Shepardson appealed, and the Court of Appeal affirmed the lower court’s decision.

First, the court agreed with the trial court ruling that the Brown email was protected by the attorney-client privilege. Importantly, the Court looked at Shepardson's actions after receiving the Brown email from his client.

He took the proper step in notifying Caltrans' lawyer of the email. However, after Caltrans immediately claimed the privilege applied to the email, Shepardson continued to use the email, even after the trial court's protective order, and distributed it to others, including his client's expert witnesses. Shepardson should not have used or disclosed the Brown email while the parties were working through the privilege issue, even if Shepardson believed there was a basis that the privilege did not apply.

Although the Court did not dive into Rule 4.4 of the California Rules of Professional Conduct, it did consider the case law upon which the Rule is based. Under Rule 4.4, a lawyer who receives a writing that was inadvertently sent or produced and that the lawyer knows or reasonably should know is privileged, the lawyer must refrain from examining it any more than is needed to determine that it is privileged and promptly notify the sender. Comment [1] to the Rule further states that the lawyer should return the writing to the sender, seek to reach agreement about the privilege, or seek guidance from the court.

Applying this concept in this case, the Court noted that “[a]fter receiving the email, and especially after Caltrans unequivocally asserted the privilege hours after learning of the disclosure, Shepardson was not permitted to examine the email any further, much less distribute the email to other witnesses or use it to formulate case strategy.”

Disqualifying Shepardson and his expert witnesses was appropriate, the justices said, because his actions went beyond a simple error that would not affect the litigation. Instead, “Shepardson’s failure to comply with his ethical duties through his continued use of confidential material created a substantial risk of undue prejudice and risked undermining the integrity of the proceedings.”

For these reasons, the justices affirmed the trial court’s disqualification.

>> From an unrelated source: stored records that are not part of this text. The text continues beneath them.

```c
struct phb_tlk {
	int T, N, S, C, P, root;
	int use_tip_states, device;
	int *left, *right, *parent;
	double *bl;
	phbc_ctx *ctx;

	unsigned char *update_nodes;
	int update, update_upper;

	int scale;
	double scaling_threshold;
	int include_root_freqs, compat_scaled_gradient, unrooted, kernels;

	int have_tips, have_weights, have_eigen, have_matrices, have_freqs, have_site, have_bl;
// ... 2 lines not shown
	double lk;
	int prepared_gradient;
	double *gradient;
	size_t gradient_length;
	int gradient_valid;

	phbc_op *lower_ops, *upper_ops;
	phbc_parent_op *parent_ops;
	int *lower_level_off, *upper_level_off, *parent_level_off;
	phbc_post_op *post_ops;
	phbc_pre_op *pre_ops;
	int n_lower_levels, n_upper_levels, post_slots, pre_slots;
	int *post_tip_order, *pre_tip_order, *post_chunk_tip0, *pre_chunk_tip0;
	int post_first_tips, pre_first_tips;
	int have_time_tree;
	int host_exp;
	double *ex_buf;
	size_t ex_cap;
	int sweep_valid;

	int incremental, resident, all_dirty;
	int lower_stale;
	unsigned char *lower_ok, *upper_ok;
	int upper_irf;
	int *upper_op_of;
	phbc_op *sub_ops;
	int *sub_level_off;
	int *path;

	double *h_evec, *h_eval, *h_ivec, *h_freqs, *h_rates, *h_props;
	int has_store;
	double *st_bl, *st_evec, *st_eval, *st_ivec, *st_freqs, *st_rates, *st_props;
	double st_lk;
	int st_update, st_scale, st_have_eigen;
	int eigen_changed, freqs_changed, site_changed, bl_changed;
};

static _Thread_local char g_err[512] = "";

static int fail(int code, const char *fmt, ...) {
	va_list ap;
	va_start(ap, fmt);
	vsnprintf(g_err, sizeof(g_err), fmt, ap);
	va_end(ap);
	return code;
}

static int dev_fail(int rc) { return fail(rc == -3 ? PHB_ENOMEM : (rc == -1 ? PHB_EINVAL : (rc == -4 ? PHB_ESTATE : PHB_ECUDA)), "%s", phbc_last_error()); }

const char *phb_last_error(void) { return g_err; }

int phb_internal_fail(int code, const char *msg) { return fail(code, "%s", msg); }
int phb_device_count(void) { return phbc_device_count(); }
const char *phb_version(void) { return "physher_b200 0.2 (sm_100a; walk kernels r2w, level kernels r2z)"; }


static int is_tip(const phb_tlk *t, int n) { return t->left[n] < 0; }

static int build_level_schedules(phb_tlk *t) {
	const int N = t->N, T = t->T;
	int rc = PHB_OK;
	int *level = (int *)calloc(N, sizeof(int));
	int *depth = (int *)calloc(N, sizeof(int));
	int *order = (int *)malloc(sizeof(int) * N);
	int *stack = (int *)malloc(sizeof(int) * (2 * (size_t)N + 2));
	int *fill = (int *)malloc(sizeof(int) * ((size_t)N + 2));
	if (!level || !depth || !order || !stack || !fill) {
		rc = fail(PHB_ENOMEM, "out of memory");
		goto done;
	}
	int sp = 0, cnt = 0;
	stack[sp++] = t->root;
	while (sp) {
		int n = stack[--sp];
		if (cnt >= N || level[n]) {
			cnt = N + 1;
			break;
		}
		level[n] = 1;
		order[cnt++] = n;
		if (!is_tip(t, n)) {
			depth[t->left[n]] = depth[n] + 1;
			depth[t->right[n]] = depth[n] + 1;
			stack[sp++] = t->right[n];
			stack[sp++] = t->left[n];
		}
	}
	if (cnt != N) {
		rc = fail(PHB_EINVAL, "topology is not a rooted binary tree over %d nodes (visited %d)", N, cnt);
		goto done;
	}
	memset(level, 0, sizeof(int) * N);
	int maxlevel = 0, maxdepth = 0;
	for (int k = N - 1; k >= 0; k--) {
		int n = order[k];
		if (!is_tip(t, n)) {
			int a = level[t->left[n]], b = level[t->right[n]];
			level[n] = 1 + (a > b ? a : b);
		}
		if (level[n] > maxlevel) maxlevel = level[n];
		if (depth[n] > maxdepth) maxdepth = depth[n];
	}
	t->n_lower_levels = maxlevel;
	t->n_upper_levels = maxdepth;
	t->lower_level_off = (int *)calloc(maxlevel + 2, sizeof(int));
	t->lower_ops = (phbc_op *)malloc(sizeof(phbc_op) * (N - T > 0 ? N - T : 1));
	t->upper_level_off = (int *)calloc(maxdepth + 2, sizeof(int));
// ... 1802 lines not shown
```

Measured before the change: 35.72 billion.

## Add DMMA-based adjoint pre-order gradient path for unscaled 4-category walk

For the unscaled first-derivative walk with four rate categories, the pre-order gradient pass is replaced by an adjoint formulation. It uses f64 m8n8k4 tensor-core MMAs to apply combined transition and derivative matrices, and stores post-order rows in an MMA-fragment layout. The matrix kernel precomputes interleaved P and fq-scaled dP/dt matrices for pre-order ops, which doubles the pre-matrix footprint. Occupancy drops to 2 CTAs per SM on this path, and tip gathers and warp butterfly reductions add complexity.

New measurement: 15.42 billion, median of 6. 0.432x the previous value.

```diff
diff --git a/physher_b200/csrc/phb_nuc4.cu b/physher_b200/csrc/phb_nuc4.cu
--- a/physher_b200/csrc/phb_nuc4.cu
+++ b/physher_b200/csrc/phb_nuc4.cu
@@ -1,4 +1,4 @@
-#include "phb_ctx.cuh"
+#include "phb_dmma_common.cuh"
 
 #include <math.h>
 #include <stdlib.h>
@@ -86,10 +86,11 @@
 struct Nuc4Stage {
 	uint32_t desc_off, mat_off, code_off, bytes;
 };
-__host__ __device__ constexpr Nuc4Stage nuc4_stage_layout(int C, int PB) {
-	return Nuc4Stage{64u, (uint32_t)(64 + NUC4_CHUNK * 48), (uint32_t)(64 + NUC4_CHUNK * 48 + NUC4_CHUNK * 3 * C * 128),
-	                 (uint32_t)((64 + NUC4_CHUNK * 48 + NUC4_CHUNK * 3 * C * 128 + 2 * NUC4_CHUNK * PB + 127) & ~127)};
-}
+__host__ __device__ constexpr Nuc4Stage nuc4_stage_layout(int C, int PB, bool adj = false) {
+	return Nuc4Stage{64u, (uint32_t)(64 + NUC4_CHUNK * 48), (uint32_t)(64 + NUC4_CHUNK * 48 + NUC4_CHUNK * 3 * C * (adj ? 256 : 128)),
+	                 (uint32_t)((64 + NUC4_CHUNK * 48 + NUC4_CHUNK * 3 * C * (adj ? 256 : 128) + 2 * NUC4_CHUNK * PB + 127) & ~127)};
+}
+__host__ __device__ constexpr bool nuc4_adjoint(int C, bool scale, int grad) { return grad == 1 && !scale && C == 4; }
 
 __device__ __forceinline__ double butterfly4(double v0, double v1, double v2, double v3, int lane) {
 	const bool h16 = lane & 16, h8 = lane & 8;
@@ -101,6 +102,20 @@
 	r += __shfl_xor_sync(0xffffffffu, r, 1);
 	return r;
 }
+__device__ __forceinline__ double butterfly8(double (&v)[8], int lane) {
+#pragma unroll
+	for (int w = 4, off = 16; w >= 1; w >>= 1, off >>= 1) {
+		const bool h = lane & off;
+#pragma unroll
+		for (int k = 0; k < w; k++) {
+			const double keep = h ? v[w + k] : v[k], send = h ? v[k] : v[w + k];
+			v[k] = keep + __shfl_xor_sync(0xffffffffu, send, off);
+		}
+	}
+	v[0] += __shfl_xor_sync(0xffffffffu, v[0], 2);
+	v[0] += __shfl_xor_sync(0xffffffffu, v[0], 1);
+	return v[0];
+}
 __device__ __forceinline__ double butterfly2(double v0, double v1, int lane) {
 	const bool h16 = lane & 16;
 	double r = (h16 ? v1 : v0) + __shfl_xor_sync(0xffffffffu, h16 ? v0 : v1, 16);
@@ -153,7 +168,7 @@
 }
 
 template <int C, bool SCALE, int GRAD, int PPT>
-__global__ void __launch_bounds__(NUC4_NT / PPT, GRAD == 3 ? (PPT == 1 ? 1 : 2) : 3) k_nuc4_walk(const Nuc4Params prm) {
+__global__ void __launch_bounds__(NUC4_NT / PPT, nuc4_adjoint(C, SCALE, GRAD) ? 2 : (GRAD == 3 ? (PPT == 1 ? 1 : 2) : 3)) k_nuc4_walk(const Nuc4Params prm) {
 	extern __shared__ __align__(128) unsigned char smem_raw[];
 	constexpr int PB = NUC4_NT / C;
 	constexpr int NTHR = NUC4_NT / PPT;
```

This decision serves as a reminder that when an attorney receives what appears could be attorney-client privileged material that was sent without the consent of the holder of the privilege, an attorney not only has to disclose its receipt to the other side, but must either agree with the other side on how the material will be handled or seek court guidance.

Here, not only did Shepardson start to use the Brown email without any agreement with Caltrans, but he later violated a protective order after the court had determined the email was protected by the attorney-client privilege. Although the appellate court's decision was not dependent on Shepardson violating the trial court's protective order, that fact was mentioned several times in the higher court's opinion, and likely informed the trial court's decision to disqualify Shepardson and the expert witnesses.